I have the WorkTunes Connect Hearing Protector (Bluetooth & rechargeable). They sound good, and I've never had an issue with the Bluetooth connection. However, they are not the most comfortable headphones. I typically wear a baseball cap when working in the yard and these headphones start to hurt after wearing them over the hat for a long period of time. I find myself grabbing my wireless earbuds more often than the WorkTunes.


----------



## Lawnguyland (Apr 25, 2018)

I have the bluetooth version as well. Got them for Father's day maybe 2 years ago and they're still kicking strong.

It isn't Bose quality, but they sound good enough for me and the connection has been solid. Rarely I'll have an issue where there is some interference from the mower's engine, but that's only triggered if I get a phone call while mowing.
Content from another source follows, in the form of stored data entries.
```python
def build() -> None:
    subprocess.check_call(["make", "-C", os.path.join(ROOT, "rlap_amd", "csrc"), "-s", "ARCH=gfx950"])
    subprocess.check_call(["make", "-C", os.path.join(ROOT, "oracle"), "-s"])
    src = os.path.join(ROOT, "tests", "csrc", "host_mirror.cc")
    so = os.path.join(ROOT, "tests", "csrc", "libhost_mirror.so")
    subprocess.check_call(["g++", "-std=c++17", "-O2", "-msse4.2", "-mavx", "-fPIC", "-shared", "-o", so, src])
    src16 = os.path.join(ROOT, "tests", "csrc", "host_mirror_narrow.cc")
    so16 = os.path.join(ROOT, "tests", "csrc", "libhost_mirror_narrow.so")
    subprocess.check_call(["g++", "-std=c++17", "-O2", "-msse4.2", "-mavx", "-fPIC", "-shared", "-o", so16, src16])
    subprocess.check_call(["gcc", "-std=c99", "-Wall", "-Wextra", "-O1", "-I", os.path.join(ROOT, "include"), "-I", "/opt/rocm/include",
                           os.path.join(ROOT, "examples", "cabi_caller.c"), "-o", os.path.join(ROOT, "examples", "cabi_caller"),
                           "-L", os.path.join(ROOT, "rlap_amd"), "-lrlap_hip", "-L", "/opt/rocm/lib", "-lamdhip64",
                           "-Wl,-rpath,$ORIGIN/../rlap_amd", "-Wl,-rpath,/opt/rocm/lib"])
    import rlap_amd
    from rlap_amd import _lib
    _lib.load()


def smoke() -> None:
    import numpy as np
    import torch
    assert torch.cuda.is_available(), "smoke() needs cuda:0"
    import oracle
    from rlap_amd import graphs, ops
    n = 2000
    ei = graphs.barabasi_albert(n, 8, 1)
    with torch.cuda.device(0):
        out = ops.approximate_cholesky(ei.cuda(), None, n, n // 2, "degree", "asc").numpy()
    ref = oracle.approximate_cholesky(ei.numpy(), None, n, n // 2, "degree", "asc")
    assert out.shape == ref.shape and np.array_equal(out, ref), "HIP path differs from the oracle"
    perm = np.random.RandomState(0).permutation(n)
    with torch.cuda.device(0):
        out2 = ops.approximate_cholesky(ei.cuda(), None, n, n // 2, "random", "asc", perm=torch.from_numpy(perm)).numpy()
    ref2 = oracle.approximate_cholesky(ei.numpy(), None, n, n // 2, "random", "asc", perm=perm)
    assert out2.shape == ref2.shape and np.array_equal(out2, ref2), "HIP path differs from the oracle (o_v=random)"
    print(f"smoke ok: {out.shape[0]} rows bit-exact vs oracle; stats={ops.last_stats}")


if __name__ == "__main__":
    build()
    if len(sys.argv) > 1 and sys.argv[1] == "smoke":
        smoke()
```

rlap_amd/csrc/rlap_core.h:

```cpp
#pragma once
#include <stdint.h>

#if defined(__HIPCC__)
#define RLAP_HD __host__ __device__ __forceinline__
#define RLAP_HD_NOINLINE __host__ __device__ __noinline__
#else
#define RLAP_HD inline
#define RLAP_HD_NOINLINE inline
#endif

namespace rlap {

enum { OV_RANDOM = 0, OV_DEGREE = 1, OV_COARSEN = 2 };
enum { ON_ASC = 0, ON_DESC = 1, ON_RANDOM = 2 };
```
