template <int V, int M, class Core, bool TK, bool HD>
__device__ __forceinline__ void gen_row_lane_form(const GenArgs<Core>& KA) {
    using In = typename Core::In;
    using S = GenShape<V, M>;
    constexpr int VP = S::VP, EPW = S::EPW, NP = S::NP, G = S::G, NIT = S::NIT, NCH = S::NCH;
    static_assert(std::is_same<typename Core::Args, StepArgs>::value, "the GEN members step on StepArgs");
    static_assert(VP == V && EPW * V == kWave, "lane = row of the group");
    static_assert(NP % V == 0 && (NP / V) % 2 == 0, "an env's w is made by its V lanes, an even share each");
    static_assert(NP % G == 0 || NIT == 1, "ragged rows: whole blocks past the end of the row");
    constexpr int Q = NP / V;
    constexpr int WS = NP + 1;
    __shared__ float4 s_w[kBlock / kWave][EPW * WS];
    __shared__ float2 s_ph[TK ? kBlock / kWave : 1][16];

    const Dims& d = KA.d;
    const typename Core::Args& A = KA.A;
    const double* __restrict__ steer = KA.steer;
    const int n_groups_total = KA.n_groups_total;

    constexpr int NL = gen_leaf_count(G, NP);
    constexpr int PRIO = gen_prio_of<V, M, Core>();
    [[maybe_unused]] GenStamps ts;
    if constexpr (kGenStamps) {
#if RISVEC_GEN_STAMPS
        ts.rt0 = __builtin_amdgcn_s_memrealtime();
#endif
        ts.mark();
    }

    const int lane = threadIdx.x & (kWave - 1), wave = threadIdx.x >> 6;
    const int wid = __builtin_amdgcn_readfirstlane(blockIdx.x * (kBlock / kWave) + wave);
    constexpr int level0 = gen_prio_change(PRIO, NL, 0);
#define RISVEC_GEN_ENTRY(text, ...)                                                                                        \
    if constexpr (TK) {                                                                                                    \
        asm volatile(text ::"s"(steer), "s"(KA.z_r), "s"(A.theta_k), "s"(A.theta_k_stride), "s"(A.b), "s"(n_groups_total), \
                     "s"(d.E)__VA_ARGS__);                                                                                 \
    } else {                                                                                                               \
        asm volatile(text ::"s"(steer), "s"(KA.z_r), "s"(A.theta), "s"(A.b), "s"(n_groups_total), "s"(d.E)__VA_ARGS__);    \
    }
    if constexpr (level0 >= 0) {
        RISVEC_GEN_ENTRY("s_setprio %[level]", , [level] "n"(level0))
    } else {
        RISVEC_GEN_ENTRY("", )
    }
#undef RISVEC_GEN_ENTRY
    const int grp = wid;
    if (grp >= n_groups_total) return;

    const int v_mine = lane % VP, i_env = lane / VP;
    const int e_mine = grp * EPW + i_env;
    const bool active = e_mine < d.E;
    const int e_ld = active ? e_mine : d.E - 1;
    const int row = e_ld * V + v_mine;
    double2 head[HD ? NCH : 1];
    if constexpr (HD) {
#pragma unroll
        for (int c = 0; c < NCH; ++c) head[c] = reinterpret_cast<const double2*>(steer)[(long long)row * NCH + c];
    } else {
        head[0].x = steer[row];
    }
    const double2 z = reinterpret_cast<const double2*>(KA.z_r)[row];
    GenIdx<Q> kq;
    float4 tq[TK ? 1 : Q], bq[Q];
    if constexpr (TK) {
        kq = *reinterpret_cast<const GenIdx<Q>*>(A.theta_k + (long long)e_ld * A.theta_k_stride + 2 * Q * v_mine);
    } else {
        const float4* __restrict__ tb = reinterpret_cast<const float4*>(A.theta) + (long long)e_ld * NP + Q * v_mine;
#pragma unroll
        for (int i = 0; i < Q; ++i) tq[i] = tb[i];
    }
#pragma unroll
    for (int i = 0; i < Q; ++i) bq[i] = reinterpret_cast<const float4*>(A.b)[Q * v_mine + i];
    if constexpr (TK) {
        theta_table_fill(s_ph[wave], lane);
        __builtin_amdgcn_wave_barrier();
    }
    RISVEC_ARGS_IN_ONE_TRIP("s"(A.action), "s"(A.data_buf), "s"(A.partner), "s"(A.arrivals), "s"(A.n_groups), "s"(A.mec_q),
                            "s"(A.pl), "s"(A.flags), "s"(d.V), "s"(d.env_offset), "s"(A.seed), "s"(A.counter),
                            "s"(KA.P.poisson_cdf[0]), "s"(KA.P.poisson_cdf[1]), "s"(KA.P.poisson_cdf[2]),
                            "s"(KA.P.poisson_cdf[3]), "s"(KA.P.poisson_cdf[4]), "s"(KA.P.poisson_cdf[5]),
                            "s"(KA.P.poisson_cdf[6]), "s"(KA.P.poisson_cdf[7]));
    const In in = Core::load(d, A, e_mine, v_mine, active);
    int arr = 0;
    if constexpr (kGenEarlyDraw) {
        arr = Core::draw(d, KA.P, A, e_mine, v_mine);
        asm volatile("" : "+v"(arr));
    }
    Core::hold(in);
    if constexpr (kGenStamps) {
        if constexpr (TK) asm volatile("" : "+v"(kq.w[0]), "+v"(bq[0].x));
        else asm volatile("" : "+v"(tq[0].x), "+v"(bq[0].x));
        ts.mark();
    }

    float4* __restrict__ wrow = s_w[wave] + i_env * WS;
#pragma unroll
    for (int i = 0; i < Q; ++i) {
        float2 t0, t1;
        if constexpr (TK) {
            const unsigned k2 = kq.w[i / 2] >> (16 * (i & 1));
            t0 = s_ph[wave][k2 & 15u];
            t1 = s_ph[wave][(k2 >> 8) & 15u];
        } else {
            t0 = make_float2(tq[i].x, tq[i].y);
            t1 = make_float2(tq[i].z, tq[i].w);
        }
        const float2 w0 = cmul(t0, make_float2(bq[i].x, bq[i].y));
        const float2 w1 = cmul(t1, make_float2(bq[i].z, bq[i].w));
        wrow[Q * v_mine + i] = make_float4(w0.x, w0.y, w1.x, w1.y);
    }
    __builtin_amdgcn_wave_barrier();

    auto leaf = [&](auto jc, float2 (&acc)[8]) {
        constexpr int J = decltype(jc)::value;
#pragma unroll
        for (int k = 0; k < 8; ++k) acc[k] = make_float2(0.f, 0.f);
        if constexpr (8 * J < NP) {
#pragma unroll
            for (int it = 0; it < NIT; ++it) {
                constexpr int GC = G / 8;
                const int c = J + it * GC;
                float4 q[kGeoChunk / 2];
                if constexpr (HD) steer_chunk_from_head(head[c].x, head[c].y, z.x, z.y, q);
                else steer_chunk(head[0].x, z.x, z.y, c * kGeoChunk, q);
#pragma unroll
                for (int k = 0; k < 8; ++k) {
                    const float4 w = wrow[8 * c + k];
                    acc[k] = cfma(make_float2(q[k].x, q[k].y), make_float2(w.x, w.y), acc[k]);
                    acc[k] = cfma(make_float2(q[k].z, q[k].w), make_float2(w.z, w.w), acc[k]);
                }
#define RISVEC_GEN_FENCE(text, ...)                                                                                            \
    asm volatile(text : "+v"(acc[0].x), "+v"(acc[0].y), "+v"(acc[1].x), "+v"(acc[1].y), "+v"(acc[2].x), "+v"(acc[2].y),       \
                        "+v"(acc[3].x), "+v"(acc[3].y), "+v"(acc[4].x), "+v"(acc[4].y), "+v"(acc[5].x), "+v"(acc[5].y),       \
                        "+v"(acc[6].x), "+v"(acc[6].y), "+v"(acc[7].x), "+v"(acc[7].y)                                        \
                 : __VA_ARGS__                                                                                                \
                 : "memory")
                constexpr int level = gen_prio_change(PRIO, NL, gen_leaf_rank(G, NP, J) + 1);
                if constexpr (level >= 0) {
                    if (it + 1 == NIT) RISVEC_GEN_FENCE("s_setprio %[level]", [level] "n"(level));
                    else RISVEC_GEN_FENCE("", );
                } else {
                    RISVEC_GEN_FENCE("", );
                }
#undef RISVEC_GEN_FENCE
            }
            if constexpr (kGenStamps) ts.mark();
        }
    };
    float2 img = row_tree<G>(leaf);
    if constexpr (kGenStamps) {
        asm volatile("" : "+v"(img.x), "+v"(img.y));
        ts.mark();
    }

    const GenArgs<Core>& L = late_args<Core>();
#if RISVEC_GEN_STAMPS
    {
        int e_late = L.d.E;
        asm volatile("" : "+s"(e_late));
        ts.mark();
    }
#endif
    Core::template run<VP, GenStores, kGenEarlyDraw>(L.d, L.P, L.A, e_mine, v_mine, active, img, in, arr);
#if RISVEC_GEN_STAMPS
    asm volatile("s_waitcnt vmcnt(0)" ::: "memory");
    ts.mark();
    const unsigned long long rt1 = __builtin_amdgcn_s_memrealtime();
    static_assert(NL + 5 <= kGenStampMax, "entry, first wait, NL leaves, tree, late, end");
    unsigned long long* __restrict__ out = g_gen_stamps;
    if (out != nullptr && wid < g_gen_stamps_waves && lane == 0) {
        out += (long long)wid * kGenStampSlots;
#pragma unroll
        for (int i = 0; i < NL + 5; ++i) out[i] = ts.t[i];
        out[12] = ts.rt0;
        out[13] = rt1;
        out[14] = __builtin_amdgcn_s_getreg(20 | (31 << 11));
        out[15] = (unsigned long long)(unsigned)__builtin_amdgcn_s_getreg(4 | (31 << 11))
                  | ((unsigned long long)(NL + 5) << 32);
    }
#endif
}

It's really a non-issue though since it corrects itself once I get off the call. Maybe I should just put my phone on silent while I mow...

When I first got it I tried keeping my phone in my back pocket and the connection would cut in and out. I now keep my phone front pocket and it works great there.

The battery life is great as well. It holds a charge for probably about 8-10 hours. My mow is about an hour long and I don't have any comfort complaints while wearing them for that long.


----------



## bp2878 (Feb 13, 2019)

I used once and took them back. They are not awful for the 60$ I paid for them compared to a $200 set of Bose. They were not as good as my air pod with ear muffs over the ears setup I was using so I took them back. The sound quality isn't great and they are not loud enough.


----------



## FlowRider (Apr 7, 2019)

@Ware I have been considering buying that set to try out, but was waiting on a sale.

It is on sale right now at Northern Tool for $44.99 (25% off) according to their latest flyer I received.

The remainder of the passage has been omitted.